Of 280 T-ALL patients, 38 (13%) demonstrated a TCRα/δ translocation by cytogenetic and FISH analysis. These were more frequent in adult patients (29 of 152; 19%) compared with pediatric patients (9 of 128; 7%; P = .002). As for the TCRβ–translocated patients, only 15 of 30 TCRα/δ–translocated T-ALL patients with available karyotypic data harbored 14q11 abnormalities (Table 2).

LM-PCR and/or dual-color FISH allowed the identification of 36 oncogene partners from these 38 split-TCRα/δ T-ALL patients (Table 2), with only 2 cases remaining unidentified. TLX1 represented the most frequent TCRα/δ partner (as expected, mainly in adults [19 of 29] compared with 2 of 9 in children), but there were also 7 cases of LMO2, 5 TAL1, and 1 MYC, with no apparent age influence. Compared with the relatively frequency of TCRβ-HOXA, there was a striking absence of TCRα/δ-HOXA rearrangements. One trans-rearrangement between the TCRδ and IgH loci was observed in a TLX3-expressing T-ALL patient (Table 2).

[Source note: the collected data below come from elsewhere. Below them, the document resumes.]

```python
def pass_masks(B: int, sched: np.ndarray, ns: int = 3, near: Optional[np.ndarray] = None) -> np.ndarray:
    counts = stage_face_counts(B, ns)
    nb = sched.shape[0]
    m = np.zeros((nb, ns, 17), dtype=np.uint32)
    for s_, cnt in enumerate(counts):
        for p in range(-(-cnt // 64)):
            w = sched[:, s_, p].astype(np.int64)
            m[np.arange(nb), s_, w] |= np.uint32(1 << p)
    if near is not None:
        m[:, :, 16] = near
# ... 70 lines not shown
    fu = L1 + c
    fv = L1 + r
    k = np.where(yf, fv, fu)
    lu = fu - np.where(yf, 0, 1)
    lv = fv - np.where(yf, 1, 0)
    ax = yf.astype(np.int64)
    out = np.zeros((P.nb, 3, nfl))
    for b in range(P.nb):
        if flags[b] == 1:
            continue
        X0, Y0 = int(P.org[b, 0]), int(P.org[b, 1])
        ra = region(X0 + lu, Y0 + lv, P.N)
        ra = np.where(ra < 0, 0, ra)
        out[b] = P.nrm[b, ax, ra, k, :].T
    return out


def fused_supported(engine, B: Optional[int] = None) -> Optional[str]:
    e = engine
    return fused_supported_config(e.physics, e.integ.name, e.layout, B)


def fused_supported_config(physics, integrator: str, layout: TileLayout, B: Optional[int] = None) -> Optional[str]:
    from ..models.swe import ShallowWater
    if not isinstance(physics, ShallowWater):
        return "fused step: shallow water only"
    if getattr(physics, "kernel_id", None) == 4:
        return "fused step: no layers"
    if physics.F != 4:
        return "fused step: no tracers"
# ... 114 lines not shown
        if self.handoff == "tag" and not int(self.lib.stsp_fused_tagh()):
            if os.environ.get("STSP_FUSED_HANDOFF") == "tag":
                raise RuntimeError("STSP_FUSED_HANDOFF=tag needs a library built with STSP_FUSED_TAGH=1")
            self.handoff = "epoch"
        if self.handoff == "tag":
            words = 5 if e.dtype == torch.float64 else 4
            self.tens["hx"] = torch.zeros(2 * words * e.plan.S, dtype=torch.int64, device=dev)
        self.tens["err"] = torch.zeros(8, dtype=torch.int32, device=dev)
        prod = producer_table(P)
        self.tens["prod"] = torch.as_tensor(prod, dtype=torch.int32, device=dev).contiguous()
        self.poll = poll_mode() if (X is None and self.handoff == "epoch" and read_relation_symmetric(P)) \
            else "block"
        if self.poll == "cell":
            self.tens["pidx"] = torch.as_tensor(cell_producer_index(P, prod), device=dev).contiguous()
        edge_b = np.array([any(int(x) > 0 for x in np.unique(P.reg[b])) for b in range(nb)])
        sched = pass_schedule(B, np.asarray(P.ccnt), edge_b, G)
        assert int(sched.max()) < fused_threads(B) // 64
        flg = (org[:, 3].view(np.uint32) >> 24) & 0x1F
        near = near_pass_masks(B, P.org, flg.astype(np.int64), e.layout.N)
        self.tens["sched"] = torch.as_tensor(pass_masks(B, sched, near=near).view(np.int32), device=dev).contiguous()
        self.tens["nrmf"] = t(face_normals(P, flg.astype(np.int64)))
        self.timeout_ticks = int(timeout_s * 1e8)
        if X is not None:
            self._setup_exchange(X, timeout_s)
        self.descs = [self._desc(0, 1), self._desc(1, 0)]
        self._multi = {}
        self._multi_ptrs = {}
        if X is not None:
            self.prime()

    def _setup_exchange(self, X, timeout_s: float) -> None:
        from .xgmi import IpcRing, _declare, refuse_if_forced
        refuse_if_forced()
        e = self.e
        L = _declare(self.lib)
# ... 39 lines not shown
        d.dt = e.dt
        d.g = float(e.physics.g)
        d.omega2 = 2.0 * float(e.physics.omega)
        d.local_src = 1 if (self.world == 1 and not e.layout.loopback
                            and list(e.plan.tiles) == list(range(e.layout.num_tiles))) else 0
        for f in range(6):
            d.links[f] = face_links(f)
        d.epoch = p(tn["epoch"])
        d.err = p(tn["err"])
        d.timeout_ticks = self.timeout_ticks
        d.nsteps = nsteps
        d.prod = p(tn["prod"])
        d.PM = int(tn["prod"].shape[1])
        d.sched = p(tn["sched"])
        d.nrmf = p(tn["nrmf"])
        d.hx = p(tn["hx"]) if self.handoff == "tag" else 0
        d.pidx = p(tn["pidx"]) if self.poll == "cell" else 0
        if self.mem is not None:
            d.xg = 1
            d.ring = self.ring
            d.recv = self.mem.base
            d.peer_ring = p(tn["peer_ring"])
            d.xpush = p(tn["xpush"])
            d.K = self.K
        return d

    def multi_desc(self, nsteps: int):
        if nsteps < 2 or nsteps % 2:
            raise ValueError("a multi-step launch runs an even number of steps")
        d = self._multi.get(nsteps)
# ... 318 lines not shown
```

### sharding-the-sphere-fall-2025-jax-devlab-examples_amd/ops/native.py

```python
from __future__ import annotations

import ctypes
import os
import threading

import torch

from . import build as _build

_LIB = None
_LOCK = threading.Lock()


class StageDesc(ctypes.Structure):
    _fields_ = [
        ("X", ctypes.c_void_p), ("Q", ctypes.c_void_p), ("acc_in", ctypes.c_void_p),
        ("out", ctypes.c_void_p), ("acc_out", ctypes.c_void_p), ("recv", ctypes.c_void_p),
        ("gmap", ctypes.c_void_p), ("push", ctypes.c_void_p), ("blocks", ctypes.c_void_p),
        ("invA", ctypes.c_void_p), ("ex", ctypes.c_void_p), ("ey", ctypes.c_void_p),
        ("mx", ctypes.c_void_p), ("my", ctypes.c_void_p), ("cgeo", ctypes.c_void_p),
        ("ntile", ctypes.c_int), ("n", ctypes.c_int), ("S", ctypes.c_int), ("mg", ctypes.c_int), ("pw", ctypes.c_int),
        ("nblocks", ctypes.c_int), ("limiter", ctypes.c_int), ("remote", ctypes.c_int),
        ("a0", ctypes.c_double), ("a1", ctypes.c_double), ("a2", ctypes.c_double),
        ("c0", ctypes.c_double), ("c1", ctypes.c_double), ("c2", ctypes.c_double), ("dt", ctypes.c_double),
# ... 18 lines not shown
        ("code", ctypes.c_void_p),
        ("gtab", ctypes.c_void_p), ("gw", ctypes.c_void_p), ("ctab", ctypes.c_void_p), ("cgf", ctypes.c_void_p),
        ("ccnt", ctypes.c_void_p), ("push", ctypes.c_void_p),
        ("G", ctypes.c_int), ("C", ctypes.c_int),
        ("nblocks", ctypes.c_int), ("n", ctypes.c_int), ("N", ctypes.c_int), ("S", ctypes.c_int),
        ("mg", ctypes.c_int), ("pw", ctypes.c_int), ("B", ctypes.c_int), ("ns", ctypes.c_int),
        ("limiter", ctypes.c_int),
        ("a0", ctypes.c_double * 4), ("a1", ctypes.c_double * 4), ("a2", ctypes.c_double * 4),
        ("dt", ctypes.c_double), ("g", ctypes.c_double), ("omega2", ctypes.c_double),
        ("xg", ctypes.c_int), ("ring", ctypes.c_int), ("recv", ctypes.c_void_p), ("peer_ring", ctypes.c_void_p),
        ("xpush", ctypes.c_void_p), ("K", ctypes.c_int), ("epoch", ctypes.c_void_p), ("err", ctypes.c_void_p),
        ("timeout_ticks", ctypes.c_longlong), ("stamps", ctypes.c_void_p),
        ("local_src", ctypes.c_int), ("links", ctypes.c_int * 6),
        ("nsteps", ctypes.c_int), ("prod", ctypes.c_void_p), ("PM", ctypes.c_int),
        ("cpush", ctypes.c_void_p), ("sched", ctypes.c_void_p), ("nrmf", ctypes.c_void_p),
        ("hx", ctypes.c_void_p), ("pidx", ctypes.c_void_p),
    ]


class March3Desc(ctypes.Structure):
    _fields_ = [
        ("q1", ctypes.c_void_p), ("q2", ctypes.c_void_p),
        ("b0", ctypes.c_double * 3), ("b1", ctypes.c_double * 3), ("b2", ctypes.c_double * 3),
        ("D", ctypes.c_int),
    ]


class DerivedDesc(ctypes.Structure):
    _fields_ = [
        ("Q", ctypes.c_void_p), ("recv", ctypes.c_void_p), ("gmap", ctypes.c_void_p), ("cgmap", ctypes.c_void_p),
        ("pedge", ctypes.c_void_p), ("pe_base", ctypes.c_void_p), ("pe_t", ctypes.c_void_p),
# ... 85 lines not shown
            except Exception:
                if not os.path.exists(path):
                    raise
        L = ctypes.CDLL(path, mode=ctypes.RTLD_GLOBAL)
        vp, ci, cl = ctypes.c_void_p, ctypes.c_int, ctypes.c_long
        L.stsp_pack_launch.argtypes = [ci, vp, ci, ci, vp, ci, vp, vp]
        L.stsp_pack_launch.restype = ci
        L.stsp_copy_index_launch.argtypes = [ci, vp, vp, vp, vp, ci, ci, cl, cl, vp]
        L.stsp_copy_index_launch.restype = ci
        L.stsp_dpp_probe.argtypes = [vp, vp, vp, vp]
        L.stsp_dpp_probe.restype = ci
        L.stsp_fused_limits.argtypes = [ctypes.POINTER(ci), ctypes.POINTER(ci)]
        L.stsp_fused_limits.restype = ci
        L.stsp_fused_tagh.argtypes = []
        L.stsp_fused_tagh.restype = ci
        L.stsp_fused_record_words.argtypes = [ci]
        L.stsp_fused_record_words.restype = ci
        L.stsp_fused_prime_launch.argtypes = [ci, vp, ci, vp, vp, ci, vp, ci, ci, vp]
        L.stsp_fused_prime_launch.restype = ci
        for launch, argtypes, cls, (query, args) in DESCRIPTORS:
            fn, size = getattr(L, launch), getattr(L, query)
            fn.argtypes, fn.restype = argtypes, ci
            size.argtypes, size.restype = [ci] * len(args), ci
            if size(*args) != ctypes.sizeof(cls):
                raise RuntimeError(f"{cls.__name__}: ctypes mirror is {ctypes.sizeof(cls)} bytes, "
                                   f"the library's {size(*args)} (stale libstsp.so?)")
        L.stsp_stage_batch_launch.argtypes = [ci, ci, ci, ci, _P(StageDesc), ci, ctypes.c_longlong, vp]
        L.stsp_stage_batch_launch.restype = ci
        _declare_runtime(L)
        _declare_tt(L)
# ... 145 lines not shown
```

Before: 4.889 billion cell-updates/s.

## Drive face passes from a per-class task table with lane-shared slopes

Replaces the arithmetic task-to-face mapping in the fused step with a host-built per-block-class face table in shared memory. Interior faces are grouped into contiguous runs along each line, so adjacent lanes compute one limited half-slope each and pass it to the neighbour with a DPP row shift, instead of every face recomputing both slopes. Passes are load-balanced across waves with per-pass weights. The cost is extra LDS for the table, a table load per block, idle and slope-only slots at run boundaries, and added host scheduling complexity.

```diff
diff --git a/sharding-the-sphere-fall-2025-jax-devlab-examples_amd/ops/csrc/fused_step.hip b/sharding-the-sphere-fall-2025-jax-devlab-examples_amd/ops/csrc/fused_step.hip
--- a/sharding-the-sphere-fall-2025-jax-devlab-examples_amd/ops/csrc/fused_step.hip
+++ b/sharding-the-sphere-fall-2025-jax-devlab-examples_amd/ops/csrc/fused_step.hip
@@ -48,6 +48,11 @@
   static_assert(2 * (B + 4 * (NS - 2)) * (B + 4 * (NS - 2) + 1) <= 32 * 64 && 2 * H1 * (H1 + 1) <= 32 * 64 + 64 * 64,
                 "face passes per stage fit the 32-entry pass table");
   static constexpr int CMAX = 32;
+  static constexpr int cdiv64(int x) { return (x + 63) / 64; }
+  static constexpr int TCAP = cdiv64(2 * (H1 * (H1 + 1) - (B - 3) * B)) + 2 +
+                              (NS > 1 ? cdiv64(2 * (B + 4 * (NS - 2)) * (B + 4 * (NS - 2) + 1)) + 2 : 0) +
+                              (NS > 2 ? cdiv64(2 * (B + 4 * (NS - 3)) * (B + 4 * (NS - 3) + 1)) + 2 : 0);
+  static_assert(NS <= 3, "TCAP sums three stages");
 };
 
 __device__ __forceinline__ int fregion(int X, int Y, int N) {
@@ -166,6 +171,7 @@
   const int* prod;
   int PM;
   const unsigned* sched;
+  const unsigned short* ftab;
   const T* nrmf;
   unsigned long long* hx;
   const signed char* pidx;
@@ -278,6 +284,19 @@
 
 __device__ __forceinline__ int sel5(int r, int v0, int v1, int v2, int v3, int v4) {
   return r == 0 ? v0 : r == 1 ? v1 : r == 2 ? v2 : r == 3 ? v3 : v4;
+}
+
+template <typename T>
+__device__ __forceinline__ T next_lane(T v) {
+  if constexpr (sizeof(T) == 8) {
+    int2 p = __builtin_bit_cast(int2, v);
+    p.x = __builtin_amdgcn_update_dpp(p.x, p.x, 0x130, 0xF, 0xF, false);
+    p.y = __builtin_amdgcn_update_dpp(p.y, p.y, 0x130, 0xF, 0xF, false);
+    return __builtin_bit_cast(T, p);
+  } else {
+    const int x = __builtin_bit_cast(int, v);
+    return __builtin_bit_cast(T, __builtin_amdgcn_update_dpp(x, x, 0x130, 0xF, 0xF, false));
+  }
 }
 
 __device__ __forceinline__ int ncode(unsigned long long c, int side) {
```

Two new partners were identified by LM-PCR: NKX2-4 (NK2 homeobox 4) on chromosome 20p11 and GNAQ (guanine nucleoside binding protein) on chromosome 9q21. Molecular junctional characterization of the TCRa/δ-NKX2-4 (T-ALL439) demonstrated that the translocation put the NKX2-4 gene under the control of the TCRα enhancer (Eα; Figure 1C). Quantitative RT-PCR analysis of NKX2-4 transcript expression confirmed NKX2-4 overexpression in this sample compared with other T-ALL, peripheral blood lymphocytes, and thymic samples (supplemental Figure 3). The TCRα/δ-GNAQ-TLX1 patient (T-ALL244 in Figure 1D and Table 2) demonstrated a karyotypic t(9;10;14)(q22;q23;q11). On the basis of LM-PCR results and the overexpression of TLX1, we performed 3-color FISH analysis using a combination of TLX1 (red), GNAQ (yellow), and TCRα/δ (green) probes. We demonstrated a fusion of GNAQ and TCRα/δ, GNAQ and TLX1, on the der(9) and der(10), respectively. However, FISH analysis on the der(14) revealed a complex rearrangement and a fusion on 14q, of, sequentially, TLX1, GNAQ, and TCRα/δ (telomere to centromere). By LM-PCR it was possible to identify the GNAQ-TCRα/δ junction (Figure 1D), but not the TLX1 junction(s).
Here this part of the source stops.